此诗一出,犹如暗淡天空中出现的一颗流星,划过北玄洲,照在所有读书人的心中,一扫之前的颓丧。
“好诗!真乃诗中极品,由酒写到月,又从月写到酒,如行云流水一般,又将人的一生与明月相联系,在时空中穿梭,似与古人来了一场古今酒会!”卫懿荣连连夸赞。
“爷爷,您可好久没有这样开心过啦!”
“当浮一大白,芳香馥郁,浪漫而又飘逸!”华阳知府宁鲤眯着眼,嘴巴吧唧吧唧,不知是人醉还是心醉了。

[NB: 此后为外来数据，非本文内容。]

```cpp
void FastPath::release() {
  for (DevBuf* b : {&d_ends, &d_sizes, &d_offsets, &d_code, &d_qual, &d_depth, &d_err, &d_misc, &d_deferred, &d_out, &d_scan_tmp, &d_strings, &d_obs, &d_obs_all, &d_retry2,
                    &d_retry, &d_bound, &d_colbase, &d_statslots, &d_full_items, &d_full_count, &d_full_res, &d_full_flag, &d_retry_old, &d_w2img, &d_famdesc, &d_fwimg,
                    &d_split_rec, &d_split_fam, &d_split_out, &d_route, &d_s2img, &d_dir_size, &d_dir_off, &d_dir_base, &d_slot_desc, &d_slot_err, &d_out2, &d_scan_tmp2, &d_big, &d_deep_sizes, &d_deep_row0, &d_deep_rows, &d_deep_walk, &d_deep_fams, &d_deep_out, &d_deep_out2, &d_wide_scratch, &d_wide_pass, &d_wide_pass0, &d_wide_depth, &d_mflag, &d_mu, &d_mt, &d_mslot, &d_mcontigs})
    b->free_();
  for (int i = 0; i < 4; i++) if (ev[i]) { (void)hipEventDestroy(ev[i]); ev[i] = nullptr; }
  if (s2) {
    (void)hipStreamDestroy(s2); s2 = nullptr;
    for (int i = 0; i < MAX_CHUNKS; i++) { if (ev_chunk[i]) { (void)hipEventDestroy(ev_chunk[i]); ev_chunk[i] = nullptr; } if (ev_cols[i]) { (void)hipEventDestroy(ev_cols[i]); ev_cols[i] = nullptr; } }
    if (ev_fin) { (void)hipEventDestroy(ev_fin); ev_fin = nullptr; }
    if (ev_sample) { (void)hipEventDestroy(ev_sample); ev_sample = nullptr; }
  }
}
// ... 172 lines not shown
  void next_list(uint32_t n) { cur_list = lists[out_list]; n_cur = n; out_list ^= 1; }

  void set_up() {
    fp.last_meth_device = 0; fp.last_meth_clipped = 0; fp.last_direct = 0; fp.last_split_chunks = 0;
    if (!fp.canon_second_pass) fp.last_deep_clipped = fp.last_duplex_deep = fp.last_duplex_deep_capped = fp.last_codec_deep = fp.last_codec_deep_capped = 0;
    fp.last_routed = 0; fp.last_big_families = 0; fp.last_deep_families = 0; fp.last_wide_families = 0; fp.last_packed_families = 0; fp.last_classic_families = 0; fp.last_packed_clean = 0; fp.last_packed_general = 0; for (uint64_t& v : fp.last_packed_overlap) v = 0; for (uint64_t& v : fp.last_full_results) v = 0; fp.last_split_build = 0; fp.last_first_stage_retries = 0;
    fp.d_ends.reserve((size_t)n_slots * (duplex ? sizeof(DuplexDesc) : codec ? sizeof(CodecDesc) : sizeof(EndDesc)));
    fp.d_sizes.reserve(((size_t)n_slots + 1) * 8);
    fp.d_offsets.reserve(((size_t)n_slots + 1) * 8);
    fp.d_deferred.reserve((size_t)n_grp * 4);
    fp.d_misc.reserve(MISC_WORDS * 8);
    hip_check(hipMemsetAsync(fp.d_misc.p, 0, MISC_WORDS * 8, s), "memset");
    misc = fp.d_misc.as<unsigned long long>();
    const std::string strs = c->prefix + c->rg;
    fp.d_strings.reserve(strs.size() + 16);
    if (!strs.empty()) hip_check(hipMemcpyAsync(fp.d_strings.p, strs.data(), strs.size(), hipMemcpyHostToDevice, s), "H2D strings");
    for (int i = 0; i < 4; i++) if (!fp.ev[i]) hip_check(hipEventCreate(&fp.ev[i]), "hipEventCreate");
    fp.d_bound.reserve(((size_t)n_grp + 1) * 8); fp.d_colbase.reserve(((size_t)n_grp + 1) * 8);
    fp.d_statslots.reserve((size_t)STAT_SLOTS * 32 * 8);
    hip_check(hipMemsetAsync(fp.d_statslots.p, 0, (size_t)STAT_SLOTS * 32 * 8, s), "memset");
    fp.d_famdesc.reserve((size_t)n_grp * 16);
    hip_check(hipEventRecord(c->ev0, s), "event");
    hip_check(hipEventRecord(fp.ev[0], s), "event");
    fpw = mean_recs >= 1.0 ? (uint32_t)(64.0 / mean_recs) : 16u;
    fpw = fpw < 1u ? 1u : fpw > 16u ? 16u : fpw;
    if (sw.split_fpw) fpw = sw.split_fpw;
    n_chunks = ps.chunks >= 1 ? (uint32_t)ps.chunks : std::min<uint32_t>(8u, std::max<uint32_t>(1u, n_grp / 150000u));
    if (n_chunks > (uint32_t)FastPath::MAX_CHUNKS - 1) n_chunks = FastPath::MAX_CHUNKS - 1;
    chunk_fam_raw = (n_grp + n_chunks - 1) / n_chunks;
    chunk_fam = ((chunk_fam_raw + 4 * fpw - 1) / (4 * fpw)) * (4 * fpw);
  }

  void bound_columns() {
    FGX_LAUNCH(k_col_bound, dim3((n_grp + 1023) / 1024), dim3(1024), 0, s, d_grp_first, d_rec_len, d_rec_off, n_grp, fp.d_bound.as<uint64_t>(), duplex ? 4u : codec ? 2u : 3u,
               fp.d_famdesc.as<uint4>(), misc + MISC_SMALL_RECS, fp.d_sizes.as<uint64_t>() + n_slots);
    scan_u64(fp.d_bound.as<uint64_t>(), fp.d_colbase.as<uint64_t>(), n_grp + 1, "scan bound");
    uint64_t col_total = 0;
    hip_check(hipMemcpyAsync(&col_total, fp.d_colbase.as<uint64_t>() + n_grp, 8, hipMemcpyDeviceToHost, s), "D2H");
    unsigned long long small_recs = 0;
    hip_check(hipMemcpyAsync(&small_recs, misc + MISC_SMALL_RECS, 8, hipMemcpyDeviceToHost, s), "D2H");
    sync();
    use_split = simplex_v2 && sw.split && !seg4 && (sw.split_mode == 2 || (double)small_recs >= 0.5 * (double)n_rec);
    direct = use_split && sw.direct && !fp.direct_off && !meth_dev;
    if (early_parse && !use_split) join_s2(fp.ev_chunk[0]);
    col_cap = col_total + 64;
    if (direct) {
      dir_cap = std::max<uint64_t>(col_cap * 6 + (uint64_t)n_slots * 64 + 4096, fp.dir_cap_min);
      fp.d_out.reserve(dir_cap + 64);
      fp.d_dir_size.reserve((size_t)n_grp * 4 + 64); fp.d_dir_off.reserve((size_t)n_grp * 8 + 64); fp.d_dir_base.reserve((FastPath::MAX_CHUNKS + 2) * 8);
      fp.d_slot_desc.reserve((size_t)n_slots * sizeof(SlotDesc)); fp.d_slot_err.reserve((size_t)n_slots * 4);
      hip_check(hipMemsetAsync(fp.d_dir_size.p, 0, (size_t)n_grp * 4, s), "memset");
      hip_check(hipMemsetAsync(fp.d_dir_base.p, 0, (FastPath::MAX_CHUNKS + 2) * 8, s), "memset");
      hip_check(hipMemsetAsync(fp.d_slot_err.p, 0, (size_t)n_slots * 4, s), "memset");
      hip_check(hipMemsetAsync(fp.d_sizes.p, 0, ((size_t)n_slots + 1) * 8, s), "memset");
    }
    fp.d_code.reserve(col_cap + 64); fp.d_qual.reserve(col_cap + 64); fp.d_err.reserve(col_cap * 2 + 64);
    if (meth_dev || meth_dup) {
      fp.d_mflag.reserve(col_cap + 64); fp.d_mu.reserve(col_cap * 2 + 64); fp.d_mt.reserve(col_cap * 2 + 64);
      fp.d_mslot.reserve((size_t)n_slots * (meth_dup ? sizeof(DuplexMethSlot) : sizeof(MethSlot)) + 64);
    }
    if (duplex) fp.d_obs.reserve(col_cap * 4); else fp.d_depth.reserve(col_cap * 2 + 64);
    if (dup_cap) fp.d_obs_all.reserve(col_cap * 4);
  }

  void fill_params() {
    memset(&P, 0, sizeof(P));
    P.blob = d_blob; P.rec_off = d_rec_off; P.rec_len = d_rec_len; P.grp_first = d_grp_first;
// ... 747 lines not shown
```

“徐小友,对了,不知这诗题是什么?”卫懿荣望眼欲穿,可又放不下一张老脸。
“我看不如叫‘题字-华阳府夏水诗会’,怎么样?”宁鲤倚老卖老,顾不了那么多了。
“不妥,这是为老夫的画所作的诗,跟你华阳知府有个屁的关系!”
“怎么没关系?老夫作为华阳府的父母官,治下的读书人都可算作我的学生!”
“呸,老匹夫,不要脸!”
“还骂人?此地骂人者,放逐十里之外!”知府大人呼出浩然之气,言出法随。
“看把你能的?此地华阳府官吏不得说话!”卫懿荣也不手软。
望着两位老人大眼瞪小眼,卫盈盈掩嘴娇笑,随即目光在徐无疾身上流转:“诗可是徐公子作的,爷爷和宁爷爷您二位,说了可不算呢!”
自古文人在乎什么?不是当官大小,也不是家财万贯,而是身前身后名,能够流芳百世。
如今有这么个机会摆在这里,当然得争一争。
台下的吃瓜群众,看着台上两位前辈争吵的这一幕,惊得下巴都要掉到地上了。
“这诗是我在梦中,一本古籍中偶得的,今日我也是借花献佛!”徐无疾实话实说。
“抄书贼,终于承认不是你作的诗!”台下有学子找到机会,叫嚣着。
更多的人一听,不乐意了,
“读了这么多年书,你能找出这首诗的出处?”
“徐兄为人低调谦虚,你们这些学渣别污蔑人!”
……
“由于我是观看卫老的画作,触景生情,才忆起这首诗,”
思索片刻,徐无疾心中拟定:“把酒问月-题卫懿荣之画。”
“大善!”卫老昂首挺胸,一脸得意地看着宁知府。
“哼!”宁大人撇过头。
“老夫还有一个不情之请,希望徐小兄弟将诗题在我的画上!”卫老满眼期待。
“你……你……”宁大人悲愤不已。
随着这首诗的声名远扬,肯定会让更多人知道卫懿荣这个人,也会让很多人好奇,什么样的画才能配上如此传世之诗?
“固所愿也,上酒,笔墨伺候!”徐无疾豪气顿生。
在百年以后,北地仍旧流传着今日的盛况,经久不衰。
只见徐无疾拿起酒壶,仰头痛饮,随后摇摇晃晃,手舞足蹈,醉意加诗意,将整篇诗作字字相连,狂草一气呵成。
停笔那一刻,异象顿生。
一道金光冲天而起,画作中的白衣饮者浮现在虚空,身高三丈,端起手中的酒杯,向徐无疾敬酒。
“画中人显圣!”
“我不是在做梦吧?自有记载以来,从没有出现过此等情形!”
“我不知道后来会不会出现,但此刻,一定是空前的!”
无数群众欢呼,庆幸自己成为这盛况的目击者。